## [Task goal]
One figure is wanted here: how many lines in the entries hold the word "CortexFn".

## [Stored items]
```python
class CortexFn(torch.autograd.Function):

    @staticmethod
    def forward(ctx, x, drop_scale, layer, dtype, mode, weight, g, b, gsc, bsc):
        _require_gpu(x, "CortexFn")
        x = x.contiguous()
        dev = x.device
        B, T, Cin = x.shape
        Cc = layer.out_features
        bn, bnsc = layer.bn.bn, layer.bn_sc.bn
        _check_bn(bn); _check_bn(bnsc)
        y = torch.empty(B, T, Cc, dtype=dtype, device=dev)
        out = torch.empty_like(y)
        coef = torch.empty(4 * Cc, dtype=torch.float32, device=dev)
        coefsc = torch.empty(4 * Cc, dtype=torch.float32, device=dev)
        a = L.CortexArgs()
        a.dtype = _DT[dtype]; a.training = mode; a.B = B; a.T = T; a.Cin = Cin; a.C = Cc
        a.groups = layer.groups; a.eps = bn.eps; a.momentum = bn.momentum
        a.x = x.data_ptr(); a.out = out.data_ptr(); a.y = y.data_ptr(); a.w = weight.data_ptr()
        a.bn = _bn_struct(bn, coef); a.bnsc = _bn_struct(bnsc, coefsc); a.drop_scale = _ptr(drop_scale)
        a.f32_products = _f32_products(layer)
        ws = _ws(L.lib.dwn_cortex_workspace_bytes(C.byref(a), 0), dev)
        a.ws = ws.data_ptr(); a.ws_bytes = ws.numel()
        L.check(L.lib.dwn_cortex_forward(C.byref(a), dev.index, _stream(dev)), "dwn_cortex_forward")
        ctx.layer = layer; ctx.dtype = dtype; ctx.mode = mode; ctx.has_drop = drop_scale is not None
        tensors = [x, y, coef, coefsc, weight]
        if drop_scale is not None:
            tensors.append(drop_scale)
        ctx.save_for_backward(*tensors)
        return out

    @staticmethod
    def backward(ctx, dout):
        if ctx.mode == L.BN_EVAL:
            raise RuntimeError(_EVAL_BACKWARD_ERROR)
        layer, dtype = ctx.layer, ctx.dtype
        t = ctx.saved_tensors
        x, y, coef, coefsc, weight = t[:5]
        drop_scale = t[5] if ctx.has_drop else None
        dev = x.device
        dout = dout.contiguous()
        B, T, Cin = x.shape
        Cc = layer.out_features
        bn, bnsc = layer.bn.bn, layer.bn_sc.bn
        f32 = dict(dtype=torch.float32, device=dev)
        dgm, dbm, dgs, dbs = grad_out(bn.weight), grad_out(bn.bias), grad_out(bnsc.weight), grad_out(bnsc.bias)
        dw = grad_out(layer.conv.weight)
        dx = torch.empty_like(x)
        a = L.CortexArgs()
        a.dtype = _DT[dtype]; a.training = ctx.mode; a.B = B; a.T = T; a.Cin = Cin; a.C = Cc
        a.groups = layer.groups; a.eps = bn.eps; a.momentum = bn.momentum
        a.x = x.data_ptr(); a.y = y.data_ptr(); a.w = weight.data_ptr()
        a.bn = _bn_struct(bn, coef, dgm, dbm); a.bnsc = _bn_struct(bnsc, coefsc, dgs, dbs)
        a.drop_scale = _ptr(drop_scale)
        a.dout = dout.data_ptr(); a.dx = dx.data_ptr(); a.dw = dw.data_ptr()
        ws = _ws(L.lib.dwn_cortex_workspace_bytes(C.byref(a), 1), dev)
# ... 911 lines not shown
```

Baseline: 1483.

## Fuse stem backward accumulation into first block's conv_pw backward kernel

Adds a 'stem sink' path. The first block's one-pass conv_pw backward kernel accumulates the stem conv/BN weight-gradient statistics directly from the stem input, so the block's input gradient (the stem output gradient) is never written to memory and the separate stem backward pass over it is dropped. A new StemBlock0Fn autograd function runs stem and block 0 forward together and calls a new stem finalize entry point. This saves a large bf16 activation-gradient write and read plus a kernel launch. In exchange the kernel does extra per-tile work and double-precision atomics, and the path only applies under restricted shapes and modes.

Measured after the change: 1488, median of 6. Within noise of the previous version (+0.3%).

```diff
diff --git a/include/dwn.h b/include/dwn.h
--- a/include/dwn.h
+++ b/include/dwn.h
@@ -191,6 +191,7 @@
     int pwl_bwd;
     int f32_products;
     int y1_mode;
+    const float* stem_x; const double* stem_xmom; double* stem_acc; int stem_Cin;
 } dwn_block_args;
 
 typedef struct dwn_pool_args {
@@ -304,6 +305,8 @@
 int dwn_stem_backward(const dwn_stem_args* a, int device, void* stream);
 int dwn_stem_input_grad(const dwn_stem_input_grad_args* a, int device, void* stream);
 int dwn_stem_backward_input(const dwn_stem_args* a, float* dx, int device, void* stream);
+
+int dwn_stem_backward_finalize(const dwn_stem_args* a, const double* acc, int device, void* stream);
 size_t dwn_block_workspace_bytes(const dwn_block_args* a, int backward);
 int dwn_block_forward(const dwn_block_args* a, int device, void* stream);
 int dwn_block_backward(const dwn_block_args* a, int device, void* stream);
@@ -348,6 +351,7 @@
     void* ws; size_t ws_bytes;
     const void* res; const float* res_abc; int res_C;
     const int* res_hinv; const int* res_winv; int res_Hin, res_Win, res_Hout, res_Wout;
+    const float* stem_x; const double* stem_xmom; double* stem_acc; int stem_Cin; long long stem_S;
 } dwn_pw_bwd_args;
 int dwn_pw_bwd_fused_supported(int dtype, long long M, int E, int Cin);
 size_t dwn_pw_backward_workspace_bytes(int E, int Cin, int dtype);
diff --git a/sensorium_amd/_lib.py b/sensorium_amd/_lib.py
--- a/sensorium_amd/_lib.py
+++ b/sensorium_amd/_lib.py
@@ -113,7 +113,8 @@
                 ("dout", c_p), ("dx", c_p), ("buf_a", c_p), ("buf_b", c_p), ("dy4", c_p), ("da0", c_p),
                 ("dw_pw", c_p), ("dw_dws", c_p), ("dw_dwt", c_p), ("dw_pwl", c_p), ("dse_wr", c_p),
                 ("dse_br", c_p), ("dse_we", c_p), ("dse_be", c_p),
-                ("ws", c_p), ("ws_bytes", c_sz), ("pwl_bwd", c_i), ("f32_products", c_i), ("y1_mode", c_i)]
+                ("ws", c_p), ("ws_bytes", c_sz), ("pwl_bwd", c_i), ("f32_products", c_i), ("y1_mode", c_i),
+                ("stem_x", c_p), ("stem_xmom", c_p), ("stem_acc", c_p), ("stem_Cin", c_i)]
 
 
 class PoolArgs(C.Structure):
@@ -164,7 +165,7 @@
     _fields_ = [("dh1", c_p), ("a0", c_p), ("w_pw", c_p), ("abc", c_p), ("da0", c_p), ("dw", c_p),
                 ("M", c_ll), ("E", c_i), ("Cin", c_i), ("ws", c_p), ("ws_bytes", c_sz), ("res", c_p), ("res_abc", c_p),
                 ("res_C", c_i), ("res_hinv", c_p), ("res_winv", c_p), ("res_Hin", c_i), ("res_Win", c_i), ("res_Hout", c_i),
-                ("res_Wout", c_i)]
+                ("res_Wout", c_i), ("stem_x", c_p), ("stem_xmom", c_p), ("stem_acc", c_p), ("stem_Cin", c_i), ("stem_S", c_ll)]
 
 
 class DwSpatialRcFwdArgs(C.Structure):
@@ -343,6 +344,7 @@
     "dwn_stem_backward": (c_i, [_P(StemArgs), c_i, c_p]),
     "dwn_stem_input_grad": _new(c_i, [_P(StemInputGradArgs), c_i, c_p]),
     "dwn_stem_backward_input": _new(c_i, [_P(StemArgs), c_p, c_i, c_p]),
+    "dwn_stem_backward_finalize": _new(c_i, [_P(StemArgs), c_p, c_i, c_p]),
     "dwn_block_workspace_bytes": (c_sz, [_P(BlockArgs), c_i]),
     "dwn_block_forward": (c_i, [_P(BlockArgs), c_i, c_p]),
     "dwn_block_backward": (c_i, [_P(BlockArgs), c_i, c_p]),
@@ -426,7 +428,7 @@
 HASH_SRCS = ("dwn_api.hip", "dwn_gemm.hip", "dwn_gemm_nn_1.hip", "dwn_gemm_nn_2.hip", "dwn_gemm_nn_3.hip", "dwn_gemm_nn_4.hip", "dwn_gemm_nn_5.hip",
              "dwn_gemm_nn_6.hip", "dwn_gemm_tn.hip", "dwn_gram.hip", "dwn_pw_bwd.hip", "dwn_gemm_xl.hip", "dwn_gemm_kd.hip", "dwn_dwconv.hip", "dwn_dwrc.hip",
              "dwn_dwbwd.hip", "dwn_dwfwd.hip", "dwn_elementwise.hip", "dwn_data.hip", "dwn_gaze.hip", "dwn_modulator.hip", "dwn_spatial.hip", "dwn_mei.hip", "dwn_rf_fit.hip", "dwn_pairwise.hip", "dwn_trial_score.hip", "dwn_rf.hip", "dwn_corr.hip", "dwn_stim.hip", "dwn_common.h", "dwn_internal.h",
-             "dwn_kernels.h", "dwn_launch.h", "dwn_gemm_nn.h", "dwn_gain.h", "dwn_reduce.h",
+             "dwn_kernels.h", "dwn_launch.h", "dwn_gemm_nn.h", "dwn_gain.h", "dwn_reduce.h", "dwn_pw_bwd_kernel.inc",
              "../../include/dwn.h")
 
 
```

## [Task result]
2